Die EU arbeitet gerade an ihrer Urheberrechtsreform, was für viele Webworker, besonders aber für die Software-Entwickler interessant sein dürfte. Jetzt zeigt sich, dass die deutsche Bundesregierung Software-Entwicklern die Rechte der anderen Kreativen mit allen Mitteln verweigern will und vor negativen Folgen der EU-Urheberrechtsreform für Software-Unternehmen warnt. Der Zusammenhang soll hier kurz erklärt werden.
Worum es dabei geht
Hintergrund der Verweigerung sind die angedachten Änderungen im Urhebervertragsrecht durch den schon im September beschlossenen Entwurf aus dem Europaparlaments.
“Neben dem Auskunftsrecht wird ein Rückholanspruch diskutiert. Dann könnte ein Software-Entwickler die Weiterverwertung untersagen, ein ganzes Programm würde völlig unbrauchbar”, erklärte Kanzleramtsminister Helge Braun (CDU) dem Springerblatt Welt. Es gebe “eine riesige Verunsicherung in der Software-Szene. Man fürchtet einen massiven Standortnachteil, wenn das so durchgeht.”

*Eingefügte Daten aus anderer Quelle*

template <int N>
__global__ __launch_bounds__(256, (N <= 3 ? 4 : 1)) void k_downdate(const double* Ppred, const double* __restrict__ W, double* Pout,
                                                     double* __restrict__ var, int dp, int mp, int c_begin,
                                                     int c_end, VecArgs va) {
    using C = DowndateCfg<N>;
    __shared__ __attribute__((aligned(16))) double smem[C::LDS_D];
    static_assert(N * N * 16 * C::TLD16 <= C::LDS_D, "transpose staging must fit");
    const int tid = threadIdx.x, l = tid & 63, w = tid >> 6;
    const long Dp = (long)N * dp;
    if ((int)blockIdx.y >= dp / 16) {
        vecops_rows(va, W, mp, Dp, ((long)(blockIdx.y - dp / 16) * (dp / 16) + blockIdx.x) * 4 + w, l);
        return;
    }
    const int J = blockIdx.y, K = blockIdx.x;
    if (K > J) return;
    double* st = smem + w * C::STG;
    const int fr = l & 15, fk = l >> 4;
    const int lr = l >> 2, lc = (l & 3) * 2;

    d4 acc[N][N];
#pragma unroll
    for (int a = 0; a < N; ++a)
// ... 327 lines not shown
    __shared__ __attribute__((aligned(16))) double sA[2][BDK][BDT];
    __shared__ __attribute__((aligned(16))) double sB[2][BDK][BDT];
    const int tid = threadIdx.x, l = tid & 63, w = __builtin_amdgcn_readfirstlane(tid >> 6);
    const int wr = w >> 1, wc = w & 1, fr = l & 15, fk = l >> 4;
    const int t = (int)blockIdx.x;
    if (t >= nt) return;
    const int nJ = nt / nI, J = nJ - 1 - t / nI, I = t % nI;
    d4 acc[4][4];
#pragma unroll
    for (int ti = 0; ti < 4; ++ti)
#pragma unroll
        for (int tj = 0; tj < 4; ++tj) acc[ti][tj] = (d4){0, 0, 0, 0};
    const int lrow = tid >> 1, lk = (tid & 1) * 8;
    const int bk = tid >> 4, bj = (tid & 15) * 8;
    const double* ga = A + ((long)I * BDT + lrow) * ld + lk;
    const double* gb = T + (long)bk * ld + (long)J * BDT + bj;
    double2 ra[4], rb[4];
    auto fetch = [&](int slab) {
#pragma unroll
        for (int q = 0; q < 4; ++q) {
            ra[q] = *reinterpret_cast<const double2*>(ga + (long)slab * BDK + 2 * q);
            rb[q] = *reinterpret_cast<const double2*>(gb + (long)slab * BDK * ld + 2 * q);
        }
    };
    auto park = [&](int buf) {
#pragma unroll
        for (int q = 0; q < 4; ++q) {
            sA[buf][lk + 2 * q][lrow] = ra[q].x;
            sA[buf][lk + 2 * q + 1][lrow] = ra[q].y;
            *reinterpret_cast<double2*>(&sB[buf][bk][bj + 2 * q]) = rb[q];
        }
    };
    const int nslab = (J + 1) * BDT / BDK;
    fetch(0);
    park(0);
    __syncthreads();
    for (int sl = 0; sl < nslab; ++sl) {
        const int buf = sl & 1;
        if (sl + 1 < nslab) fetch(sl + 1);
#pragma unroll
        for (int ks = 0; ks < BDK / 4; ++ks) {
            double a[4], b[4];
#pragma unroll
            for (int q = 0; q < 4; ++q) {
                a[q] = sA[buf][4 * ks + fk][wr * 64 + 16 * q + fr];
                b[q] = sB[buf][4 * ks + fk][wc * 64 + 16 * q + fr];
            }
#pragma unroll
            for (int ti = 0; ti < 4; ++ti)
#pragma unroll
                for (int tj = 0; tj < 4; ++tj)
                    acc[ti][tj] = __builtin_amdgcn_mfma_f64_16x16x4f64(a[ti], b[tj], acc[ti][tj], 0, 0, 0);
        }
        if (sl + 1 < nslab) park(buf ^ 1);
        __syncthreads();
    }
    const long row0 = (long)I * BDT + wr * 64, col0 = (long)J * BDT + wc * 64;
#pragma unroll
    for (int ti = 0; ti < 4; ++ti)
#pragma unroll
        for (int tj = 0; tj < 4; ++tj)
#pragma unroll
            for (int r = 0; r < 4; ++r) C[(row0 + 16 * ti + fk + 4 * r) * ld + col0 + 16 * tj + fr] = acc[ti][tj][r];
}
__global__ __launch_bounds__(256) void k_vecops(VecArgs va, const double* __restrict__ W, int mp, long Dp, int per_row) {
    vecops_rows(va, W, mp, Dp, ((long)blockIdx.y * per_row + blockIdx.x) * 4 + (threadIdx.x >> 6), threadIdx.x & 63);
}

namespace {

void drop_graphs(pnmol_filter* f);

enum StepKind { STEP_FULL = 0, STEP_FIRST = 1, STEP_STEADY = 2 };

inline bool fused_loop(const pnmol_filter* f) { return f->sweep_mode == 2 && f->n <= 3 && f->fuse_predict != 0; }

inline bool sweep_rl_enabled() {
    static const int on = [] {
        const char* e = std::getenv("PNMOL_HIP_SWEEP_RL");
        return e ? std::atoi(e) : 1;
    }();
    return on != 0;
}
inline int sweep_xl_mode() {
    static const int mode = [] {
        const char* e = std::getenv("PNMOL_HIP_SWEEP_XL");
        return e ? (std::atoi(e) != 0 ? 1 : 0) : -1;
    }();
    return mode;
}
constexpr int MAX_DEVICES = 64;
std::atomic<int> live_rl_filters[MAX_DEVICES];
template <int N, bool FUSED>
void launch_sweep(unsigned grid, hipStream_t st, const double* G, double* F, double* Linv, int ld, int CB, int RT, int* flags,
                  int* info, const int* ctr, const DowndateArgs& dd, int* claim, double* hs, int lenient, int home,
                  bool wskip = false) {
    const bool xl = home >= 0;
    const unsigned rgrid = grid + (unsigned)w_split_count(RT, CB);
    unsigned xgrid = 8u * (unsigned)(CB - 1 + s_split_count(CB, true)) + 1u;
    for (unsigned left = rgrid - (unsigned)CB; left > 0; ++xgrid)
        if (xgrid % 8u != 0u) --left;
    xgrid += (unsigned)(xl ? home : 0);
    if (sweep_rl_enabled() && CB <= 9) {
        if (xl) k_sweep_rl<N, FUSED, 9, true><<<xgrid, 256, 0, st>>>(G, F, Linv, ld, CB, RT, flags, info, ctr, dd, hs, lenient, home);
        else k_sweep_rl<N, FUSED, 9, false><<<rgrid + 1, 256, 0, st>>>(G, F, Linv, ld, CB, RT, flags, info, ctr, dd, hs, lenient, home);
    } else if (sweep_rl_enabled() && CB <= 17) {
        if (xl) k_sweep_rl<N, FUSED, 17, true><<<xgrid, 256, 0, st>>>(G, F, Linv, ld, CB, RT, flags, info, ctr, dd, hs, lenient, home);
        else k_sweep_rl<N, FUSED, 17, false><<<rgrid + 1, 256, 0, st>>>(G, F, Linv, ld, CB, RT, flags, info, ctr, dd, hs, lenient, home);
    }
    else
        k_sweep<N, FUSED><<<grid, 256, 0, st>>>(G, F, Linv, ld, CB, RT, flags, info, ctr, dd, claim, hs, lenient, wskip ? 1 : 0);
}

inline bool short_last_panel() {
    static const int on = [] {
        const char* e = std::getenv("PNMOL_HIP_SHORT_LAST");
        return e ? std::atoi(e) : 1;
    }();
    return on != 0;
}
template <int N>
int launch_step(pnmol_filter* f, const double* Pin, const double* min, double frame_dt, double dt, double* Pout,
                double* mout, double* varout, bool record, StepKind kind) {
    pnmol_ctx* ctx = f->ctx;
    hipStream_t st = ctx->stream;
    IwpConsts c = f->iwp;
    for (int a = 0; a < f->n; ++a) {
        const double so = frame_dt == 0.0 ? 1.0 : nordsieck_scale(f->nu, a, frame_dt);
        c.ts[a] = so / nordsieck_scale(f->nu, a, dt);
    }
    MeasModel mm{f->ell_col, f->ell_val, f->ellw, f->d, f->m, f->dp, f->mp,
                 nordsieck_scale(f->nu, 0, dt), nordsieck_scale(f->nu, 1, dt)};
    const int dp = f->dp, mp = f->mp;
    const long Dp = f->Dp;

    if (kind != STEP_STEADY)
        k_predict<N><<<dim3(dp / 32, dp / 8 + 1), dim3(32, 8), sizeof(double) * Dp, st>>>(
        Pin, f->Ppred, f->Kg, c, dp, min, f->mpred, f->shift, f->G, f->zbuf, mm, f->ctr, f->flags, f->nflags, f->p32);
    if (kind != STEP_STEADY) {
        if (f->ellw > HW && f->sweep_mode != 0) {
            k_front<<<dim3((mp + 255) / 256, (unsigned)Dp), 256, 0, st>>>(f->Ppred, f->G, f->rdiag, f->Rdense, mm, Dp, f->p32);
            k_front_s<<<dim3((mp + 255) / 256, (unsigned)mp), 256, 0, st>>>(f->G, f->rdiag, f->Rdense, mm);
        } else {
            k_front<<<dim3((mp + 255) / 256, (unsigned)(Dp + mp + (f->sweep_mode == 0 ? mp : 0))), 256, 0, st>>>(
                f->Ppred, f->G, f->rdiag, f->Rdense, mm, Dp, f->p32);
        }
    }
    const long rowI0 = (long)mp + Dp + NB;
    const double* W = f->F + (long)mp * mp;
    const bool have_sq = (f->Sqinv != nullptr && f->sq_dt == dt);
    VecArgs va{f->mpred, f->F + ((long)mp + Dp) * mp, f->F + rowI0 * mp, f->zbuf, have_sq ? f->Sqinv : nullptr,
               mout, f->part};
    const int nreal = f->m - NB * (f->CB - 1);
    DowndateArgs dd{f->Ppred, Pout, varout, dp, 0, va, kind == STEP_FULL ? nullptr : f->Ppred, f->Kg, f->last_ctr, {}, {}, f->p32,
                    (nreal < 8 && short_last_panel()) ? nreal : 0};
    std::memcpy(dd.A1, f->iwp.A1, sizeof(dd.A1));
    std::memcpy(dd.Q1, f->iwp.Q1, sizeof(dd.Q1));
    if (f->sweep_mode == 2) {
        const int t32 = dp / NB, pairs = t32 * (t32 + 1) / 2;
        dd.vrows = 0;
        if constexpr (N <= 3)
            launch_sweep<N, true>(f->RT + pairs, st, f->G, f->F, f->Linv, mp, f->CB, f->RT, f->flags, f->info, f->ctr, dd,
                                  f->flags + f->RT + f->CB + 1, f->hs_scratch, f->p32 ? 2 : 0, f->xcd_home);
    } else {
        if (f->sweep_mode == 1) {
            if (f->w_gemm) {
                launch_sweep<N, false>(2 * f->CB + 1, st, f->G, f->F, f->Linv, mp, f->CB, f->RT, f->flags, f->info, f->ctr, dd,
                                       f->flags + f->RT + f->CB + 1, f->hs_scratch, f->p32 ? 2 : 0, f->xcd_home, true);
                const int nI = (int)(Dp / BDT), nt = nI * (mp / BDT);
                k_w_gemm<<<8 * ((nt + 7) / 8), 256, 0, st>>>(f->G + (long)mp * mp, f->F + rowI0 * mp, f->F + (long)mp * mp, mp, nI, nt);
            } else
            launch_sweep<N, false>(f->RT, st, f->G, f->F, f->Linv, mp, f->CB, f->RT, f->flags, f->info, f->ctr, dd,
                                   f->flags + f->RT + f->CB + 1, f->hs_scratch, f->p32 ? 2 : 0, f->xcd_home);
        } else {
            k_diag0<<<1, 128, 0, st>>>(f->G, f->F, f->Linv, mp, f->info, f->sdiag, f->ctr);
            for (int j = 0; j < f->CB; ++j) {
                const int nrb = f->RT - (j + 1);
                const int ncb = f->CB - 1 - j > 0 ? f->CB - 1 - j : 1;
                k_panel<<<dim3(nrb, ncb), 256, 0, st>>>(f->G, f->F, f->Linv, mp, j, f->CB, f->RBS, f->info, f->sdiag, f->ctr);
            }
        }
        const int tiles = dp / 16;
        const int vrows = (int)(((Dp + mp + 3) / 4 + tiles - 1) / tiles);
        if (f->dd_big) {
            const int T = (int)(Dp / BDT), nt = T * (T + 1) / 2;
            if (f->p32)
                k_downdate_big<float><<<8 * ((nt + 7) / 8), 256, 0, st>>>(reinterpret_cast<const float*>(f->Ppred), W,
                                                                          reinterpret_cast<float*>(Pout), varout, Dp, mp, nt);
            else
                k_downdate_big<double><<<8 * ((nt + 7) / 8), 256, 0, st>>>(static_cast<const double*>(f->Ppred), W, Pout, varout,
                                                                           Dp, mp, nt);
            k_vecops<<<dim3(tiles, vrows), 256, 0, st>>>(va, W, mp, Dp, tiles);
        } else {
            k_downdate<N><<<dim3(tiles, tiles + vrows), 256, 0, st>>>(f->Ppred, W, Pout, varout, dp, mp, 0, mp / 8, va);
        }
    }
    IwpConsts cn = f->iwp;
    for (int a = 0; a < MAXN; ++a) cn.ts[a] = 1.0;
    RoleArgs ra{cn, dp, mout, f->mpred, f->shift, f->G, f->zbuf, mm, f->flags, f->nflags};
    const unsigned rblocks = (f->d + 255) / 256;
    if (kind == STEP_FULL)
        k_readout<N, false><<<rblocks, 256, 0, st>>>(mout, varout, record ? f->rec_means : nullptr,
                                                    record ? f->rec_stds : nullptr, nordsieck_scale(f->nu, 0, dt), f->d,
                                                    f->part, f->rec, mp, f->ctr, ra, f->tickets, (int)rblocks, f->Ppred, f->rdiag,
                                                    f->Rdense, f->p32);
    else
        k_readout<N, true><<<rblocks + 1 + (unsigned)front_tiled_blocks(Dp, mp), 256, sizeof(double) * Dp, st>>>(
            mout, varout, record ? f->rec_means : nullptr, record ? f->rec_stds : nullptr, nordsieck_scale(f->nu, 0, dt),
            f->d, f->part, f->rec, mp, f->ctr, ra, f->tickets, (int)rblocks, f->Ppred, f->rdiag, f->Rdense, f->p32);
    hipError_t e = hipGetLastError();
    if (e != hipSuccess) {
        ctx->err = std::string("kernel launch: ") + hipGetErrorString(e);
        return -2;
    }
    return 0;
}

Mit seinem Entwurf will das Europaparlament die Rechte von Urhebern in der Kreativwirtschaft stärken. Deshalb ergänzten die Abgeordneten die Artikel 14 bis 16 um mehrere Passagen.
Beispiele für die Neuerungen
Danach könnte ein Buchautor zum Beispiel die Verwertungsrechte an einem Text zurückfordern, wenn ein Verlag als Rechteinhaber das Buch aus dem Sortiment genommen hat und damit sein Recht nicht mehr verwertet.
Auch hätte ein Schauspieler einen Anspruch darauf, über jede Ausstrahlung (=Verwertung) eines Films informiert zu werden, in dem er mitgespielt hat.
Folgen für Rechte an programmiertem Code
Weil auch Software-Entwickler zu den Urhebern zählen, würden sich diese erweiterten Rechte dann auch auf den von ihnen geschriebenen Code auswirken. “Sie können jederzeit anlasslos Auskunft einfordern, was aus dem von ihnen programmierten Code geworden ist, selbst wenn der nur sehr kurz ist. Das wäre ein bürokratisches Monster”, warnte Minister Braun.
Nach dem Gesetzentwurf kann ein Entwickler die Nutzung seines Codes verbieten, “wenn das Werk oder der sonstige Schutzgegenstand nicht verwertet wird oder die regelmäßige Berichterstattung gemäß Artikel 14 kontinuierlich ausbleibt”.
Unternehmen drohen mit Abwanderung aus der EU
Braun will nach eigenen Angaben schon Hinweise von Firmen erhalten, die sich unter solchen Umständen dann aus Europa zurückziehen wollten, um ihre Software-Entwicklung in einem Rechtsstandard außerhalb der EU zu verlagern, wo es es dieses Problem nicht gebe.
Auch der IT-Branchenverband Bitkom hatte die Pläne schon im Juni kritisiert und deutlich gewarnt: “Damit würde in die Vertragsfreiheit einer Branche eingegriffen, ohne dass ein Regelungsbedarf besteht.”
Minister Braun strebt jetzt offenbar nach Ausnahmen für Software-Entwickler. In den laufenden Verhandlungen zwischen Parlament, Kommission und Ministerrat will er sich “auf allen Ebenen” dafür einsetzen, dass Software-Entwickler aus dem Katalog der Rechte herausgenommen werden.
Das bringt natürlich auch Begehrlichkeiten in anderen Branchen: Nicht nur die Software-Branche kämpft um Ausnahmen – auch die Musiklabels verlangen schon Abstriche bei den Rechten, liest man im Portal Netzpolitik.org.